The software featured in this series is primarily tested under Manjaro, an Arch-based distro.

ImaginAIry recommends installing their software using pip. Unfortunately pip on any Arch-based distro is a nightmare, as pacman should be the only system-wide package manager. Everything else must be installed in a virtual environment or a local environment.

ImaginAIry recommends using Python 3.10, with no support for Python 3.11 currently. You guessed it, Manjaro uses Python 3.11.3. We therefore installed ImaginAIry using pyenv, software which offers easy switching between multiple versions of Python.

Install pipenv with the command:

$ sudo pacman -S pyenv

We want Bash shell integration so we’ll add a few lines to our .bashrc configuration file.

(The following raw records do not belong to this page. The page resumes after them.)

constexpr int kModeHash = 0, kModeRefId = 1, kModeGet = 2;
template <int MODE>
__global__ __launch_bounds__(kHashBlock) __attribute__((amdgpu_waves_per_eu(1, 2))) void blake2b_kernel(
    const uint8_t* __restrict__ data, const uint64_t* __restrict__ offs,
    pfscdc_segment* __restrict__ segs, const uint64_t* __restrict__ seg_count,
    const uint32_t* __restrict__ order, uint32_t* __restrict__ counter, uint64_t nbytes,
    pfscdc_ref* __restrict__ refs, uint8_t* __restrict__ out, uint32_t prio_blocks,
    uint64_t* span, const uint32_t* __restrict__ next, uint64_t* __restrict__ fair,
    uint32_t fair_every) {
  constexpr bool CIPHER = MODE != kModeHash;
  const SpanClock span_clk = span_begin(span);
  constexpr uint32_t kMsgStride = 160, kMsgBuf = kHashBlock / 4 * kMsgStride;
  __shared__ __attribute__((aligned(16))) uint8_t s_msg[2 * kMsgBuf];
  const uint8_t* const end = data + nbytes;
  const uint32_t lane = threadIdx.x & 63u;
  const uint32_t j = lane & 3u;
  const uint64_t nseg = *seg_count;
  const uint32_t slot = (threadIdx.x >> 2) * kMsgStride;
  uint8_t* my = s_msg + slot + 32u * j;

  const uint32_t lds_base = (uint32_t)(uintptr_t)(const __attribute__((address_space(3))) uint8_t*)s_msg;
  uint32_t ma[10][4];
#pragma unroll
  for (int r = 0; r < 10; r++) {
    const uint32_t pk = pick4(j, kSigmaPack[r][0], kSigmaPack[r][1], kSigmaPack[r][2], kSigmaPack[r][3]);
#pragma unroll
    for (int k = 0; k < 4; k++) {
      ma[r][k] = lds_base + slot + ((pk >> (8 * k)) & 0xFFu);
      asm volatile("" : "+v"(ma[r][k]));
    }
  }
  const uint64_t iv_c = pick4(j, kB2IV[0], kB2IV[1], kB2IV[2], kB2IV[3]);
  const uint64_t iv_d = pick4(j, kB2IV[4], kB2IV[5], kB2IV[6], kB2IV[7]);
  const uint64_t h0a = j == 0 ? (kB2IV[0] ^ 0x01010020ULL) : iv_c;
  const uint64_t t_mask = j == 0 ? ~0ULL : 0ULL;
  const uint64_t h0b = iv_d;

  if (prio_blocks == kHashPrioAuto)
    prio_blocks = nseg > (uint64_t)gridDim.x * (kHashBlock / 4) ? 8192u : 0u;
  bool active = false;
  uint32_t bin_next = kNoNext;
  bool drained = false;
  uint32_t quiet = 0;
  uint64_t L = 0, nblk = 0, blk = 0;
  const uint8_t* src = data;
  pfscdc_segment* seg = segs;
  uint32_t sidx = 0;
  uint64_t ha = 0, hb = 0;
  uint4 m0 = make_uint4(0, 0, 0, 0), m1 = m0;
  uint32_t key_b = 0, key_c = 0;
  uint8_t* dst_base = out;
  const uint32_t cc_a = pick4(j, 0x61707865u, 0x3320646eu, 0x79622d32u, 0x6b206574u);

  auto lds_put = [&](uint32_t buf) {
    reinterpret_cast<uint4*>(my + buf)[0] = m0;
    reinterpret_cast<uint4*>(my + buf)[1] = m1;
  };
  auto load_block = [&](uint64_t b) {
    const uint8_t* p = src + b * 128 + 32 * j;
    if (b + 1 == nblk) msg_load_tail(m0, m1, p, (int64_t)(L - b * 128) - 32 * (int64_t)j, end);
    else msg_load_full(m0, m1, p);
  };

  auto store_block = [&](uint32_t buf) {
    const int64_t avail = (int64_t)(L - blk * 128) - 32 * (int64_t)j;
    if (active && avail > 0) {
      const uint4 p0 = reinterpret_cast<const uint4*>(my + buf)[0];
      const uint4 p1 = reinterpret_cast<const uint4*>(my + buf)[1];
      uint8_t* o = dst_base + blk * 128 + 32 * j;
      if (avail >= 32) {
        __builtin_memcpy(o, &p0, 16);
        __builtin_memcpy(o + 16, &p1, 16);
      } else {
        uint8_t tmp[32];
        __builtin_memcpy(tmp, &p0, 16);
        __builtin_memcpy(tmp + 16, &p1, 16);
        for (int64_t k = 0; k < avail; k++) o[k] = tmp[k];
      }
    }
  };

  auto rounds = [&](auto par, uint64_t& a, uint64_t& b, uint64_t& c, uint64_t& d,
                    auto&& put_next, uint64_t* pre = nullptr, bool back = true,
                    uint64_t dt = 0) {
    constexpr uint32_t cur = decltype(par)::value * kMsgBuf, nxt = kMsgBuf - cur;
    __builtin_amdgcn_fence(__ATOMIC_RELEASE, "wavefront");
    __builtin_amdgcn_wave_barrier();
    __builtin_amdgcn_fence(__ATOMIC_ACQUIRE, "wavefront");
    uint64_t x0, x1, x2, x3;
    if (pre) {
      x0 = pre[0]; x1 = pre[1]; x2 = pre[2]; x3 = pre[3];
    } else {
      x0 = lds_abs_u64(ma[0][0] + cur); x1 = lds_abs_u64(ma[0][1] + cur);
      x2 = lds_abs_u64(ma[0][2] + cur); x3 = lds_abs_u64(ma[0][3] + cur);
    }
    uint64_t sv[2][4];
#pragma unroll
    for (int r = 0; r < 12; r++) {
      if (r < 2) {
        sv[r][0] = x0; sv[r][1] = x1; sv[r][2] = x2; sv[r][3] = x3;
      }
      uint64_t y0 = 0, y1 = 0, y2 = 0, y3 = 0;
      if (r == 9 || r == 10) {
        y0 = sv[r - 9][0]; y1 = sv[r - 9][1]; y2 = sv[r - 9][2]; y3 = sv[r - 9][3];
      } else if (r < 11) {
        y0 = lds_abs_u64(ma[r + 1][0] + cur);
        y1 = lds_abs_u64(ma[r + 1][1] + cur);
        y2 = lds_abs_u64(ma[r + 1][2] + cur);
        y3 = lds_abs_u64(ma[r + 1][3] + cur);
      } else if (pre) {
        __builtin_amdgcn_fence(__ATOMIC_RELEASE, "wavefront");
        __builtin_amdgcn_wave_barrier();
        __builtin_amdgcn_fence(__ATOMIC_ACQUIRE, "wavefront");
        pre[0] = lds_abs_u64(ma[0][0] + nxt);
        pre[1] = lds_abs_u64(ma[0][1] + nxt);
        pre[2] = lds_abs_u64(ma[0][2] + nxt);
        pre[3] = lds_abs_u64(ma[0][3] + nxt);
      }
      if (r == 0) {
        const uint64_t a0 = a, b0 = b, c0 = c, d0 = d;
        PFS_ROUND_FIRST(a0, b0, c0, d0, dt, x0, x1, x2, x3);
      } else {
        PFS_ROUND(false, x0, x1, x2, x3);
      }
      x0 = y0; x1 = y1; x2 = y2; x3 = y3;
      if (r == 5) put_next();
    }
    if (back) {
      a = quad_perm64<0x39>(a);
      c = quad_perm64<0x93>(c);
      d = quad_perm64<0x4E>(d);
    }
  };

  const uint32_t kFairEvery = fair_every ? fair_every : 256;
  uint32_t wave_steps = 0;
  uint32_t reported = 0;
  const uint64_t nwaves = (uint64_t)gridDim.x * (kHashBlock / 64);
  uint64_t tm = 0;
  const uint64_t tinc = 128 & t_mask;
  auto fast_step = [&](auto par, uint64_t* pre) {
    constexpr uint32_t cur = decltype(par)::value * kMsgBuf, nxt = kMsgBuf - cur;
    uint64_t a = ha, b = hb, c = iv_c, d = iv_d;
    rounds(par, a, b, c, d, [&] {
      if (active) {
        lds_put(nxt);
        msg_load_full(m0, m1, src + (blk + 2) * 128 + 32 * j);
      }
    }, pre, false, tm);
    fold_diag(ha, hb, a, b, c, d);
    tm += tinc;
    blk++;
  };

  auto step = [&](auto par) -> bool {
    constexpr uint32_t cur = decltype(par)::value * kMsgBuf, nxt = kMsgBuf - cur;
    bool fast = false;
    if (quiet) {
      quiet--;
      fast = quiet >= 3;
    } else {
      auto begin = [&](uint32_t s) {
        sidx = s;
        seg = segs + sidx;
        L = seg->size;
        if (CIPHER) {
          const uint32_t* dk = reinterpret_cast<const uint32_t*>(refs[sidx].dek);
          key_b = dk[j];
          key_c = dk[4 + j];
        }
        src = data + offs[seg->file] + seg->offset;
        if (MODE != kModeHash && out) dst_base = out + offs[seg->file] + seg->offset;
        nblk = L == 0 ? 1 : (L + 127) / 128;
        blk = 0;
        ha = h0a;
        hb = h0b;
        active = true;
        load_block(0);
        lds_put(cur);
        if (nblk > 1) load_block(1);
      };
      if (!active && bin_next != kNoNext) {
        begin(bin_next);
        bin_next = kNoNext;
      }
      if (!drained) {
        const bool need = !active;
        const uint64_t want = __ballot(need && j == 0);
        if (want) {
          const uint32_t cnt = (uint32_t)__popcll(want);
          const uint32_t leader = (uint32_t)__builtin_ctzll(want);
          uint32_t base = 0;
          if (lane == leader) base = atomicAdd(counter, cnt);
          base = (uint32_t)__shfl((int)base, (int)leader, 64);
          if (need) {
            const uint64_t below = want & ((1ULL << (lane & ~3u)) - 1);
            const uint64_t idx = (uint64_t)base + (uint64_t)__popcll(below);
            if (idx < nseg) begin(order[idx]);
          }
          if ((uint64_t)base + cnt >= nseg) drained = true;
        }
      }
      if (__ballot(active) == 0) return false;
      if (fair) {
        const uint32_t d = wave_steps - reported;
        uint64_t tot = 0;
        if (lane == 0) tot = atomicAdd((unsigned long long*)fair, (unsigned long long)d);
        tot = ((uint64_t)__builtin_amdgcn_readfirstlane((uint32_t)(tot >> 32)) << 32) |
              (uint32_t)__builtin_amdgcn_readfirstlane((uint32_t)tot);
        reported = wave_steps;
        const uint64_t mine = (uint64_t)wave_steps * nwaves, all = tot + d;
        if (mine < all) __builtin_amdgcn_s_setprio(1);
        else __builtin_amdgcn_s_setprio(0);
      } else if (prio_blocks) {
        const uint64_t T = prio_blocks, rem = active ? nblk - blk : 0;
        if (__ballot(rem > T)) __builtin_amdgcn_s_setprio(2);
        else __builtin_amdgcn_s_setprio(0);
      }

      const uint64_t rem64 = active ? nblk - blk : 0;
      const uint32_t rem = rem64 > 0xffffffffULL ? 0xffffffffu : (uint32_t)rem64;
      uint32_t q = wave_min_u32(active ? rem : 0xffffffffu) - 1;
      if (fair && q > kFairEvery - 1) q = kFairEvery - 1;
      if (!fair && prio_blocks) {
        const uint32_t T = prio_blocks, rmax = wave_max_u32(rem);
        if (rmax > T && rmax - T - 1 < q) q = rmax - T - 1;
      }
      quiet = q;
    }
    const bool last = !fast && blk + 1 == nblk;
    if (MODE == kModeRefId) {
      __builtin_amdgcn_fence(__ATOMIC_RELEASE, "wavefront");
      __builtin_amdgcn_wave_barrier();
      __builtin_amdgcn_fence(__ATOMIC_ACQUIRE, "wavefront");
      const int64_t avail = (int64_t)(L - blk * 128);
#pragma unroll
      for (int h = 0; h < 2; h++) {
        uint32_t ks[4];
        chacha20_column(ks, cc_a, key_b, key_c, j == 0 ? (uint32_t)(2 * blk + h) : 0u);
        uint32_t* dst = reinterpret_cast<uint32_t*>(s_msg + cur + slot + 64 * h) + j;
#pragma unroll
        for (int w = 0; w < 4; w++) {
          const uint32_t v = last ? ks[w] & keep_bytes(avail - 64 * h - 16 * w - 4 * (int64_t)j) : ks[w];
          __hip_atomic_fetch_xor(dst + 4 * w, v, __ATOMIC_RELAXED, __HIP_MEMORY_SCOPE_WORKGROUP);
        }
      }
      if (out) {
        __builtin_amdgcn_fence(__ATOMIC_RELEASE, "wavefront");
        __builtin_amdgcn_wave_barrier();
        __builtin_amdgcn_fence(__ATOMIC_ACQUIRE, "wavefront");
        store_block(cur);
      }
    }
    uint64_t a = ha, b = hb, c = iv_c, d;
    if (fast) {
      d = iv_d ^ (((blk + 1) << 7) & t_mask);
    } else {
      const uint64_t t = last ? L : (blk + 1) * 128;
      d = iv_d ^ (j == 0 ? t : 0) ^ ((j == 2 && last) ? ~0ULL : 0);
    }
    rounds(par, a, b, c, d, [&] {
      if (active && !last) {
        lds_put(nxt);
        if (blk + 2 < nblk) load_block(blk + 2);
      }
    });
    ha ^= a ^ c;
    hb ^= b ^ d;
    if (MODE == kModeGet) {
      __builtin_amdgcn_fence(__ATOMIC_RELEASE, "wavefront");
      __builtin_amdgcn_wave_barrier();
      __builtin_amdgcn_fence(__ATOMIC_ACQUIRE, "wavefront");
#pragma unroll
      for (int h = 0; h < 2; h++) {
        uint32_t ks[4];
        chacha20_column(ks, cc_a, key_b, key_c, j == 0 ? (uint32_t)(2 * blk + h) : 0u);
        uint32_t* dst = reinterpret_cast<uint32_t*>(s_msg + cur + slot + 64 * h) + j;
#pragma unroll
        for (int w = 0; w < 4; w++)
          __hip_atomic_fetch_xor(dst + 4 * w, ks[w], __ATOMIC_RELAXED, __HIP_MEMORY_SCOPE_WORKGROUP);
      }
      __builtin_amdgcn_fence(__ATOMIC_RELEASE, "wavefront");
      __builtin_amdgcn_wave_barrier();
      __builtin_amdgcn_fence(__ATOMIC_ACQUIRE, "wavefront");
      store_block(cur);
    }
    if (fast) {
      blk++;
    } else if (active) {
      blk++;
      if (last) {
        if (MODE == kModeRefId) reinterpret_cast<uint64_t*>(refs[sidx].id)[j] = ha;
        else reinterpret_cast<uint64_t*>(seg->hash)[j] = ha;
        active = false;
        if (next) bin_next = next[sidx];
      }
    }
    return true;
  };
  constexpr std::integral_constant<uint32_t, 0> P0{};
  constexpr std::integral_constant<uint32_t, 1> P1{};
  while (true) {
    if (!step(P0)) break;
    if (!step(P1)) break;
    wave_steps += 2;
    if constexpr (MODE == kModeHash) {
      if (quiet >= 5) {
        uint64_t pre[4] = {lds_abs_u64(ma[0][0]), lds_abs_u64(ma[0][1]), lds_abs_u64(ma[0][2]),
                           lds_abs_u64(ma[0][3])};
        tm = ((blk + 1) << 7) & t_mask;
        do {
          fast_step(P0, pre);
          fast_step(P1, pre);
          quiet -= 2;
          wave_steps += 2;
        } while (quiet >= 5);
      }
    }
  }
  span_end(span, span_clk);
}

echo 'export PYENV_ROOT="$HOME/.pyenv"' >> ~/.bashrc
echo 'command -v pyenv >/dev/null || export PATH="$PYENV_ROOT/bin:$PATH"' >> ~/.bashrc
echo 'eval "$(pyenv init -)"' >> ~/.bashrc

Look at the image below. The first command shows that we’re running version 3.11.3 of Python. The second command tells us that’s the only version of Python installed on the system. The third command installs Python 3.10.12 using pyenv without affecting our system version of Python.

Installing Python 3.10.12 with pyenv

Now look at the image below. The first command below activates version 3.10.12 of Python. The second and third commands are simply to check the Python and pip executables are the versions we want to use to install ImaginAIry.

pyenv

We’re now ready to install ImaginAIry. Here’s an image of the installation in action.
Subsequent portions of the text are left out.